We look back at the 10 years since the M&G first revealed that the Scorpions were investigating then-deputy president Jacob Zuma.
October 9 2001 Schabir Shaik and French defence company Thomson-CSF raided simultaneously in four countries as part of the arms deal probe. The Zuma link to the investigation is not disclosed.
November 29 2002 Mail & Guardian breaks the story that the Scorpions are investigating then-deputy president Jacob Zuma for allegedly attempting to secure a bribe from Thomson, since renamed Thales.
2003 National Prosecuting Authority (NPA) head Bulelani Ngcuka announces the prosecution of Shaik but declines to prosecute Zuma despite, saying there is a “prima facie case” against him. Later that year, Ngcuka is embroiled in allegations he was an apartheid spy.
July 2004 Ngcuka resigns.
October 2004 Shaik goes on trial.
May 2005 Shaik convicted on all counts, including bribing Zuma.
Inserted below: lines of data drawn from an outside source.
# mattiagualtieri/multimodal-path-omic

Hardware: AMD Instinct MI355X
Metric: slides/sec (fwd+bwd) at 15k-patch bags (higher is better)
Workload: dtype bf16; 1 GPU; MCAT medium whole model fwd+bwd+Adam, 15000x1024 bf16 patch bag + 6x256 omic tokens per slide, ces loss; parallelism=dp1, resident_windows=2, launch=hipgraph(fwd+bwd+adam), setup_replays_before_warmup=40, training_state_rewound_every=48

## Files before the change

### include/mpo_hip.h

```cpp
#ifndef MPO_HIP_H
#define MPO_HIP_H
#include <stddef.h>
#include <stdint.h>

#define MPO_ABI_VERSION 14

#ifdef __cplusplus
extern "C" {
#endif

typedef struct ihipStream_t* mpo_stream_t;

enum { MPO_F32 = 0, MPO_BF16 = 1 };

typedef struct mpo_bag_plan {
    const int32_t* wg_start;
    int32_t n_wg;
    int32_t rows_per_wg;
} mpo_bag_plan;
int mpo_coattn_target_workgroups(void);
enum { MPO_ACT_NONE_ = 0, MPO_ACT_RELU_ = 1, MPO_ACT_ELU_ = 2, MPO_ACT_TANH_ = 3, MPO_ACT_SIGMOID_ = 4 };

int mpo_abi_version(void);
const char* mpo_last_error(void);
// ... 102 lines not shown
                        mpo_stream_t stream);

int mpo_key_projection(const void* hbag_bf16, int64_t rows, int embed, const float* w_k, const float* b_k, float* kbag,
                       mpo_stream_t stream);
size_t mpo_nacagat_saved_floats(int n_slides, int n_q, int embed);
size_t mpo_nacagat_workspace_bytes(int n_slides, int n_q, int embed, int max_rows, int total_rows);
int mpo_coattn_nacagat_forward(const void* kbag, int k_dtype, const void* hbag, int bag_dtype, const int32_t* cu_rows, int n_slides,
                               int total_rows, int max_rows, const float* query, int n_q, int embed,
                               const float* in_proj_weight, const float* in_proj_bias,
                               const float* out_proj_weight, const float* out_proj_bias,
                               float drop_p, uint64_t seed, uint64_t offset, const uint64_t* rng_epoch,
                               float* q_proj, float* out, float* attn_map, float* score_maps,
                               float* saved, const mpo_bag_plan* plan ,
                               void* workspace, size_t workspace_bytes, mpo_stream_t stream);
int mpo_coattn_nacagat_backward(const void* kbag, int k_dtype, const void* hbag, int bag_dtype,
                                const int32_t* cu_rows, int n_slides, int total_rows, int max_rows,
                                const float* query, int n_q, int embed,
                                const float* in_proj_weight, const float* in_proj_bias, const float* out_proj_weight,
                                float drop_p, uint64_t seed, uint64_t offset, const uint64_t* rng_epoch,
                                const float* saved, const float* score_maps, const float* attn_map,
                                const float* d_out, const float* d_attn_map, const float* d_q_proj,
                                float* d_query, int d_query_accumulate ,
                                void* d_kbag, int dk_dtype, float* d_kbag_colsum ,
                                void* d_hbag ,
                                float* d_ctx ,
                                float* d_in_proj_weight, float* d_in_proj_bias,
                                float* d_out_proj_weight, float* d_out_proj_bias, const mpo_bag_plan* plan ,
                                void* workspace, size_t workspace_bytes, mpo_stream_t stream);

int mpo_nacagat_patch_grad(const int32_t* cu_rows, int n_slides, int total_rows, int max_rows, int n_q, int embed,
                           const float* attn_map, const float* d_ctx, const void* addend_bf16, const void* hbag_bf16,
                           void* d_bag_bf16, float relu_gate, float* d_bias, const mpo_bag_plan* plan ,
                           void* workspace, size_t workspace_bytes, mpo_stream_t stream);

int mpo_nacagat_patch_grad_fused(const int32_t* cu_rows, int n_slides, int total_rows, int max_rows, int n_q, int embed,
                                 const float* attn_map, const float* d_ctx, const void* d_kbag_bf16, const float* w_k,
                                 const void* hbag_bf16, void* d_bag_bf16, float relu_gate, float* d_bias,
                                 const mpo_bag_plan* plan , void* workspace, size_t workspace_bytes,
                                 mpo_stream_t stream);


size_t mpo_encoder_saved_floats(int n_slides, int T, int d, int ff, int heads, int layers);
size_t mpo_encoder_workspace_bytes(int n_slides, int T, int d, int ff);
uint64_t mpo_encoder_rng_span(int n_slides, int T, int d, int ff, int layers);
int mpo_encoder_forward(const float* x, int n_branches, int n_slides, int T, int d, int ff, int heads, int layers,
                        const float* const* params, float drop_p, uint64_t seed, uint64_t offset, const uint64_t* rng_epoch,
                        float* y, float* saved, mpo_stream_t stream);
int mpo_encoder_backward(const float* x, int n_branches, int n_slides, int T, int d, int ff, int heads, int layers,
                         const float* const* params, float drop_p, uint64_t seed, uint64_t offset, const uint64_t* rng_epoch,
                         const float* saved, const float* dy, float* dx, float* const* grads,
                         void* workspace, size_t workspace_bytes, mpo_stream_t stream);

size_t mpo_bag_self_attention_saved_floats(int n_bags, int M, int d, int heads);
size_t mpo_bag_self_attention_workspace_bytes(int n_bags, int M, int d, int heads);
int mpo_set_bag_self_attention_bf16x3(int enabled);
int mpo_bag_self_attention_forward(const float* qkv, int n_bags, int M, int d, int heads, float drop_p, uint64_t seed, uint64_t offset,
                                   const uint64_t* rng_epoch, float* out, float* saved, float* attn_map, mpo_stream_t stream);
int mpo_bag_self_attention_backward(const float* qkv, const float* out, const float* saved, const float* d_out, int n_bags, int M, int d,
                                    int heads, float drop_p, uint64_t seed, uint64_t offset, const uint64_t* rng_epoch, float* d_qkv,
                                    void* workspace, size_t workspace_bytes, mpo_stream_t stream);

size_t mpo_gated_pool_saved_floats(int n_slides, int L, int d);
size_t mpo_gated_pool_workspace_bytes(int n_slides, int L, int d);
uint64_t mpo_gated_pool_rng_span(int n_slides, int L, int d);
int mpo_gated_pool_forward(const float* x, int n_branches, int n_slides, int L, int d, const float* const* params,
                           float head_drop_p, float rho_drop_p, uint64_t seed, uint64_t offset, const uint64_t* rng_epoch,
                           float* scores, float* h, int h_interleaved, float* saved, mpo_stream_t stream);
int mpo_gated_pool_backward(const float* x, int n_branches, int n_slides, int L, int d, const float* const* params,
                            float head_drop_p, float rho_drop_p, const float* saved, const float* h,
                            const float* dh, int h_interleaved, const float* d_scores_ext , float* dx,
                            float* const* grads,
                            void* workspace, size_t workspace_bytes, mpo_stream_t stream);

size_t mpo_fusion_head_saved_floats(int n_slides, int hidden, int dout, int n_classes);
size_t mpo_fusion_head_workspace_bytes(int n_slides, int hidden, int dout, int n_classes);
int mpo_fusion_head_forward(const float* hcat, int n_slides, int din, int hidden, int dout, int n_classes,
                            const float* const* params, float* hazards, float* survs, float* y, float* saved,
                            mpo_stream_t stream);
int mpo_fusion_head_backward(const float* hcat, int n_slides, int din, int hidden, int dout, int n_classes,
                             const float* const* params, const float* saved, const float* hazards,
                             const float* survs, const float* y, const float* d_hazards, const float* d_survs,
                             const float* d_y, float* d_hcat, float* const* grads,
                             void* workspace, size_t workspace_bytes, mpo_stream_t stream);

int mpo_survival_head_forward(const float* logits, int n_slides, int n_classes, float* hazards, float* survs, float* y,
                              mpo_stream_t stream);
int mpo_survival_head_backward(const float* hazards, const float* survs, const float* y, const float* d_hazards,
                               const float* d_survs, const float* d_y, int n_slides, int n_classes, float* d_logits,
                               mpo_stream_t stream);

int mpo_ces_loss_forward(const float* hazards, const float* survs, const int64_t* label, const float* censorship,
                         int n_slides, int n_classes, float alpha, float eps, float* loss, float* risk, mpo_stream_t stream);
int mpo_ces_loss_backward(const float* hazards, const float* survs, const int64_t* label, const float* censorship,
                          int n_slides, int n_classes, float alpha, float eps, const float* d_loss, int d_loss_is_scalar,
                          float* d_hazards, float* d_survs, mpo_stream_t stream);

size_t mpo_fusion_head_loss_saved_floats(int n_slides, int hidden, int dout, int n_classes);
int mpo_fusion_head_loss_forward(const float* hcat, int n_slides, int din, int hidden, int dout, int n_classes,
                                 const float* const* params, const int64_t* label, const float* censorship,
                                 const float* slide_weight, float alpha, float eps, float* hazards, float* survs, float* y,
                                 float* loss, float* risk , float* saved, mpo_stream_t stream);
int mpo_fusion_head_loss_backward(const float* hcat, int n_slides, int din, int hidden, int dout, int n_classes,
                                  const float* const* params, const float* saved, float* d_hcat, float* const* grads,
                                  void* workspace, size_t workspace_bytes, mpo_stream_t stream);

int mpo_sct_loss_forward(const float* y, const int64_t* label, const float* censorship, int n_slides, int n_classes,
                         float eps, float* loss, mpo_stream_t stream);
int mpo_sct_loss_backward(const float* y, const int64_t* label, const float* censorship, int n_slides, int n_classes,
                          float eps, const float* d_loss, int d_loss_is_scalar, float* d_y, mpo_stream_t stream);
int mpo_fusion_head_sct_loss_forward(const float* hcat, int n_slides, int din, int hidden, int dout, int n_classes,
                                     const float* const* params, const int64_t* label, const float* censorship,
                                     const float* slide_weight, float eps, float* hazards, float* survs, float* y,
                                     float* loss, float* risk , float* saved, mpo_stream_t stream);

int mpo_ge_head_loss_forward(const float* h, int n_bags, int d, int n_classes, const float* const* params,
                             const int64_t* label, float* y, float* loss, mpo_stream_t stream);
int mpo_ge_head_loss_backward(const float* h, int n_bags, int d, int n_classes, const float* const* params,
                              const int64_t* label, const float* d_loss, float* d_h, float* const* grads,
                              mpo_stream_t stream);

size_t mpo_cag_saved_floats(int rows, int hidden);
size_t mpo_cag_workspace_bytes(int rows, int hidden);
int mpo_cag_forward(const float* q, const float* q_hat, int rows, int dim, int hidden, const float* const* params,
                    float* c_out, float* saved, const float* residual ,
                    float* sum_out , mpo_stream_t stream);
int mpo_cag_backward(const float* q, const float* q_hat, int rows, int dim, int hidden, const float* const* params,
                     const float* saved, const float* c_out, const float* d_c, float* d_q, int d_q_accumulate, float* d_q_hat,
                     float* const* grads, void* workspace, size_t workspace_bytes, mpo_stream_t stream);

size_t mpo_omic_snn_saved_floats(int n_slides, int n_groups, int d);
size_t mpo_omic_snn_workspace_bytes(int n_slides, int n_groups, int d);
uint64_t mpo_omic_snn_rng_span(int n_slides, int n_groups, int d);
int mpo_omic_snn_forward(const float* const* x, const int* widths, int n_groups, int n_slides, int d,
                         const float* const* params, float drop_p, uint64_t seed, uint64_t offset,
                         const uint64_t* rng_epoch, float* g_bag, float* saved, mpo_stream_t stream);
int mpo_omic_snn_backward(const float* const* x, const int* widths, int n_groups, int n_slides, int d,
                          const float* const* params, float drop_p, uint64_t seed, uint64_t offset,
                          const uint64_t* rng_epoch, const float* g_bag, const float* saved, const float* d_g_bag,
                          float* const* grads, void* workspace, size_t workspace_bytes, mpo_stream_t stream);

int mpo_coattn_splits(int n_slides, int max_rows);
int mpo_coattn_fwd_bagpass(const void* bag, int bag_dtype, const int32_t* cu_rows, int n_slides, int embed,
                           const float* qk2, float* part_ml, float* part_ctx, float* raw_logits ,
                           int n_q, int max_rows, const mpo_bag_plan* plan , mpo_stream_t stream);
int mpo_nacagat_fwd_bagpass(const float* kbag, const int32_t* cu_rows, int n_slides, int embed, const float* qs2,
                            const float* tq, float* a_map, float* g_map, int n_q, int max_rows,
                            const mpo_bag_plan* plan , mpo_stream_t stream);
int mpo_coattn_bwd_bagpass(const void* bag, int bag_dtype, const int32_t* cu_rows, int n_slides, int embed,
                           const float* qk2, const float* lse2, const float* dctx, const float* delta,
                           const float* d_attn_map , void* d_bag, float* part_dqk,
                           int n_q, int max_rows, const mpo_bag_plan* plan , mpo_stream_t stream);

#include "mpo_bag_sample.h"

#ifdef __cplusplus
}
#endif
#endif
```

### multimodal_path_omic_amd/_lib.py

```python
from __future__ import annotations

import ctypes
import os
import re
from ctypes import c_char_p, c_float, c_int, c_int64, c_size_t, c_uint64, c_void_p

import torch

_HERE = os.path.dirname(os.path.abspath(__file__))
LIB_PATH = os.path.join(_HERE, "libmpo_hip.so")
HEADER_PATH = os.path.join(os.path.dirname(_HERE), "include", "mpo_hip.h")
COMPANION_HEADER_PATHS = [os.path.join(os.path.dirname(_HERE), "include", "mpo_bag_sample.h")]

_SCALARS = {"int": c_int, "int32_t": c_int, "int64_t": c_int64, "uint64_t": c_uint64, "size_t": c_size_t, "float": c_float,
            "mpo_stream_t": c_void_p}
_DECL = re.compile(r"^[ \t]*([\w \t*]+?)[ \t]*\b(mpo_\w+)[ \t]*\(([^()]*)\)\s*;", re.M)


def _ctype(entry: str, decl: str):
    if "*" in decl or decl.rstrip().endswith("]"):
        return c_void_p
    words = [w for w in decl.split() if w != "const"]
    if not 1 <= len(words) <= 2 or words[0] not in _SCALARS:
        raise RuntimeError(f"include/mpo_hip.h: {entry}: no ctypes type for '{' '.join(decl.split())}'")
    return _SCALARS[words[0]]
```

June 2005 New NPA head Vusi Pikoli announces decision to charge Zuma. President Thabo Mbeki sacks Zuma as deputy president. Zuma begins mobilisation to support his legal and political comeback.
September 2006 Zuma case struck from the role when NPA not ready to proceed, given disputes about validity of raids on Zuma.
March 2007 Crime intelligence operation begins to monitor members of the NPA and Scorpions and secretly bug Scorpions boss Leonard McCarthy.
May 2007 The Browse Mole report is leaked, prompting NIA investigation into the Scorpions.
November 2007 Supreme Court of Appeal rules in favour of the NPA with respect to appeals relating to various search and seizure exercises.
Late 2007, shortly before the ANC’s Polokwane conference Security services secretly tap phone conversations involving McCarthy, Ngcuka and others outside the NPA about the timing of charges being reintroduced and their impact on the Polokwane conference.
Friday December 14 2007 NPA files papers outlining the case against Zuma in the Constitutional Court.
December 2007 Jacob Zuma ousts Thabo Mbeki as ANC president.
December 28 2007 The Scorpions serve Zuma an indictment to stand trial in the high court.
July 2008 The Constitutional Court rules that raids on Zuma were valid.
September 12 2008 Pietermaritzburg Judge Chris Nicholson holds that Zuma’s corruption charges were unlawful on procedural grounds.
September 20 2008 Mbeki resigns after his “recall’” by the ANC.
January 12 2009 Supreme Court of Appeal overturns Nicholson’s ruling.
April 2009 Acting national director of public prosecutions Moketedi Mpshe discontinues the prosecution of Zuma, citing as his reason the secret recordings. In his legal justification he describes McCarthy’s conduct as “a serious abuse of process”, but emphasises there had been a valid case against Zuma. Mpshe releases excerpted transcripts of the tapes.
2009 Democratic Alliance goes to court to have Mpshe’s decision set aside, but the North Gauteng High Court dismisses the application.
March 2012 Supreme Court of Appeal overturns the high court ruling and orders that the national director of public prosecutions produce the record of decision on which Mpshe based his decision to drop the case.